In Italian we say "Bella come la mamma" ... and when you hear it, you never know whether the compliment is actually meant for the daughter (or her mother!)


----------



## sound shift

"Pretty like Mummy" ("mummy" is standard in British English) is not a set expression in British English.


----------



## curley1991

Anja.Ann said:


> Ciao, Curley
> 
> In Italian we say "Bella come la mamma" ... and when you hear it, you never know whether the compliment is actually meant for the daughter (or her mother!)



Gratzi Anja.Ann    Thank you so much!


----------



## Anja.Ann

Prego, Curley!

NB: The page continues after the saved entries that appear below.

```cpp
__global__ __launch_bounds__(NT) void decode_nms_kernel(DecodeParams p) {
    __shared__ unsigned long long keys[NMS_CAP];
    __shared__ int hist[4096];
    __shared__ float bx1[NMS_CAP], by1[NMS_CAP], bx2[NMS_CAP], by2[NMS_CAP], barea[NMS_CAP];
    __shared__ unsigned char supp[NMS_CAP];
    __shared__ int s_cnt, s_digit, s_need, s_keepn;
    __shared__ int s_keep[FRP_MAX_FACES_CAP];
    __shared__ int wsum[NT / 64];

    const int b = blockIdx.x;
    const int tid = threadIdx.x;
    int A;
    const FrameView fv = frame_view(p, b, A);
    const float lt = p.logit_thresh;

    if (tid == 0) { s_cnt = 0; s_keepn = 0; }
    __syncthreads();
    const _Float16* dense = p.logits + (long)b * A;
    int local = 0;
    for (int i = tid; i < A; i += NT) local += is_candidate(dense[i], lt) ? 1 : 0;
#pragma unroll
    for (int o = 32; o > 0; o >>= 1) local += __shfl_xor(local, o);
    if ((tid & 63) == 0) atomicAdd(&s_cnt, local);
    __syncthreads();
    const int total = s_cnt;
    __syncthreads();

    unsigned long long T = 0ull;
    if (total > NMS_CAP) {
        unsigned long long prefix = 0ull;
        int need = NMS_CAP;
        for (int pass = 0; pass < 3; ++pass) {
            const int shift = 24 - 12 * pass;
            for (int i = tid; i < 4096; i += NT) hist[i] = 0;
            __syncthreads();
            for (int i = tid; i < A; i += NT) {
                const _Float16 lg = dense[i];
                if (is_candidate(lg, lt)) {
                    const unsigned long long k = ((unsigned long long)sortable16(__builtin_bit_cast(unsigned short, lg)) << 20) |
                                                 (unsigned long long)(0xFFFFF - i);
                    if (pass == 0 || (k >> (shift + 12)) == prefix) atomicAdd(&hist[(int)((k >> shift) & 0xFFF)], 1);
                }
            }
            __syncthreads();
            const int b0 = tid * 4;
            const int h0 = hist[b0], h1 = hist[b0 + 1], h2 = hist[b0 + 2], h3 = hist[b0 + 3];
            const int mine = h0 + h1 + h2 + h3;
            int v = mine;
#pragma unroll
            for (int o = 1; o < 64; o <<= 1) {
                const int n = __shfl_down(v, o);
                if ((tid & 63) + o < 64) v += n;
            }
            if ((tid & 63) == 0) wsum[tid >> 6] = v;
            __syncthreads();
            int above_waves = 0;
            for (int w = (tid >> 6) + 1; w < NT / 64; ++w) above_waves += wsum[w];
            const int suffix_incl = v + above_waves;
            const int above = suffix_incl - mine;
            int c = above;
            if (c < need && need <= c + h3) { s_digit = b0 + 3; s_need = need - c; }
            c += h3;
            if (c < need && need <= c + h2) { s_digit = b0 + 2; s_need = need - c; }
            c += h2;
            if (c < need && need <= c + h1) { s_digit = b0 + 1; s_need = need - c; }
            c += h1;
            if (c < need && need <= c + h0) { s_digit = b0; s_need = need - c; }
            __syncthreads();
            prefix = (prefix << 12) | (unsigned long long)s_digit;
            need = s_need;
            __syncthreads();
        }
        T = prefix;
    }

    if (tid == 0) s_cnt = 0;
    for (int i = tid; i < NMS_CAP; i += NT) { keys[i] = 0ull; supp[i] = 0; }
    __syncthreads();
    for (int i = tid; i < A; i += NT) {
        const _Float16 lg = dense[i];
        if (is_candidate(lg, lt)) {
            const unsigned long long k = ((unsigned long long)sortable16(__builtin_bit_cast(unsigned short, lg)) << 20) |
                                         (unsigned long long)(0xFFFFF - i);
            if (k >= T) {
                const int s = atomicAdd(&s_cnt, 1);
                if (s < NMS_CAP) keys[s] = k | (1ull << 40);
            }
        }
    }
    __syncthreads();
    const int n = s_cnt < NMS_CAP ? s_cnt : NMS_CAP;

    for (int k2 = 2; k2 <= NMS_CAP; k2 <<= 1) {
        for (int j = k2 >> 1; j > 0; j >>= 1) {
            const int i = tid;
            const int ixj = i ^ j;
            if (ixj > i) {
                const unsigned long long a = keys[i], c = keys[ixj];
                const bool desc = (i & k2) == 0;
                if (desc ? (a < c) : (a > c)) { keys[i] = c; keys[ixj] = a; }
            }
            __syncthreads();
        }
    }

    if (tid < n) {
        const int idx = 0xFFFFF - (int)(keys[tid] & 0xFFFFF);
        int lv, x, y;
        const _Float16* q = anchor_ptr(fv, idx, lv, x, y);
        const float s = (float)(8 << lv);
        const float cx = (float)(x * (8 << lv)), cy = (float)(y * (8 << lv));
        const float x1 = cx - (float)q[1] * s, y1 = cy - (float)q[2] * s;
        const float x2 = cx + (float)q[3] * s, y2 = cy + (float)q[4] * s;
        bx1[tid] = x1; by1[tid] = y1; bx2[tid] = x2; by2[tid] = y2;
        barea[tid] = (x2 - x1 + 1.0f) * (y2 - y1 + 1.0f);
    }
    __syncthreads();

    const int K = p.max_faces;
    for (int i = 0; i < n; ++i) {
        if (supp[i]) continue;
        if (tid == 0) s_keep[s_keepn] = i;
        const int kept = s_keepn + 1;
// ... 59 lines not shown
        const uint8_t* p00 = src + (((long)b * H + y0) * W + x0) * 3;
        const uint8_t* p01 = src + (((long)b * H + y0) * W + x1) * 3;
        const uint8_t* p10 = src + (((long)b * H + y1) * W + x0) * 3;
        const uint8_t* p11 = src + (((long)b * H + y1) * W + x1) * 3;
        uint8_t* o = dst + i * 3;
#pragma unroll
        for (int c = 0; c < 3; ++c) {
            const float top = (float)p00[c] * (1.0f - fx) + (float)p01[c] * fx;
            const float bot = (float)p10[c] * (1.0f - fx) + (float)p11[c] * fx;
            const float v = top * (1.0f - fy) + bot * fy;
            o[c] = (uint8_t)fminf(fmaxf(floorf(v + 0.5f), 0.0f), 255.0f);
        }
    }
}

hipError_t launch_resize_u8(const uint8_t* src, int B, int H, int W, uint8_t* dst, int Hs, int Ws, hipStream_t stream) {
    if (!src || !dst || B <= 0 || H <= 0 || W <= 0 || Hs <= 0 || Ws <= 0) return hipErrorInvalidValue;
    const long total = (long)B * Hs * Ws;
    const int grid = (int)((total + 255) / 256 < 16384 ? (total + 255) / 256 : 16384);
    hipLaunchKernelGGL(resize_u8_kernel, dim3(grid), dim3(256), 0, stream, src, B, H, W, dst, Hs, Ws,
                       (float)H / (float)Hs, (float)W / (float)Ws);
    return hipGetLastError();
}

hipError_t launch_decode_nms(const DecodeParams& p, hipStream_t stream) {
    if (p.B <= 0 || p.max_faces <= 0 || p.max_faces > FRP_MAX_FACES_CAP) return hipErrorInvalidValue;
    long A = 0;
    for (int l = 0; l < 3; ++l) {
        if (!p.head[l] || p.hl[l] <= 0 || p.wl[l] <= 0) return hipErrorInvalidValue;
        A += (long)p.hl[l] * p.wl[l] * 2;
    }
    if (A > 0xFFFFF) return hipErrorInvalidValue;
    if (!p.boxes || !p.kps || !p.scores || !p.counts || !p.logits) return hipErrorInvalidValue;
    hipLaunchKernelGGL(gather_logits_kernel, dim3((unsigned)((A + 255) / 256), p.B), dim3(256), 0, stream, p);
    hipError_t e = hipGetLastError();
    if (e != hipSuccess) return e;
    hipLaunchKernelGGL(decode_nms_kernel, dim3(p.B), dim3(NT), 0, stream, p);
    return hipGetLastError();
}

}
```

You're very welcome


----------



## francisgranada

Hungarian:

Szép mint az anyja.


----------



## francisgranada

Anja.Ann said:


> ... In Italian we say "Bella come la mamma" ... and when you hear it, you never know whether the compliment is actually meant for the daughter (or her mother!)



Or for none of them ... (in case they both are ugly)


----------



## curley1991

francisgranada said:


> Hungarian:
> 
> Szép mint az anyja.



Thank you  So interesting for me all the replies.. Thanks to everyone!!!


----------



## Anja.Ann

francisgranada said:


> Or for none of them ... (in case they both are ugly)



  Right, Francis!


----------



## jana.bo99

Slovenian: Lepa je kot njena mama (or: ista je kot mama)

German: Sie ist so schön wie ihre Mutter


----------



## curley1991

Thank you Jana!!!!


----------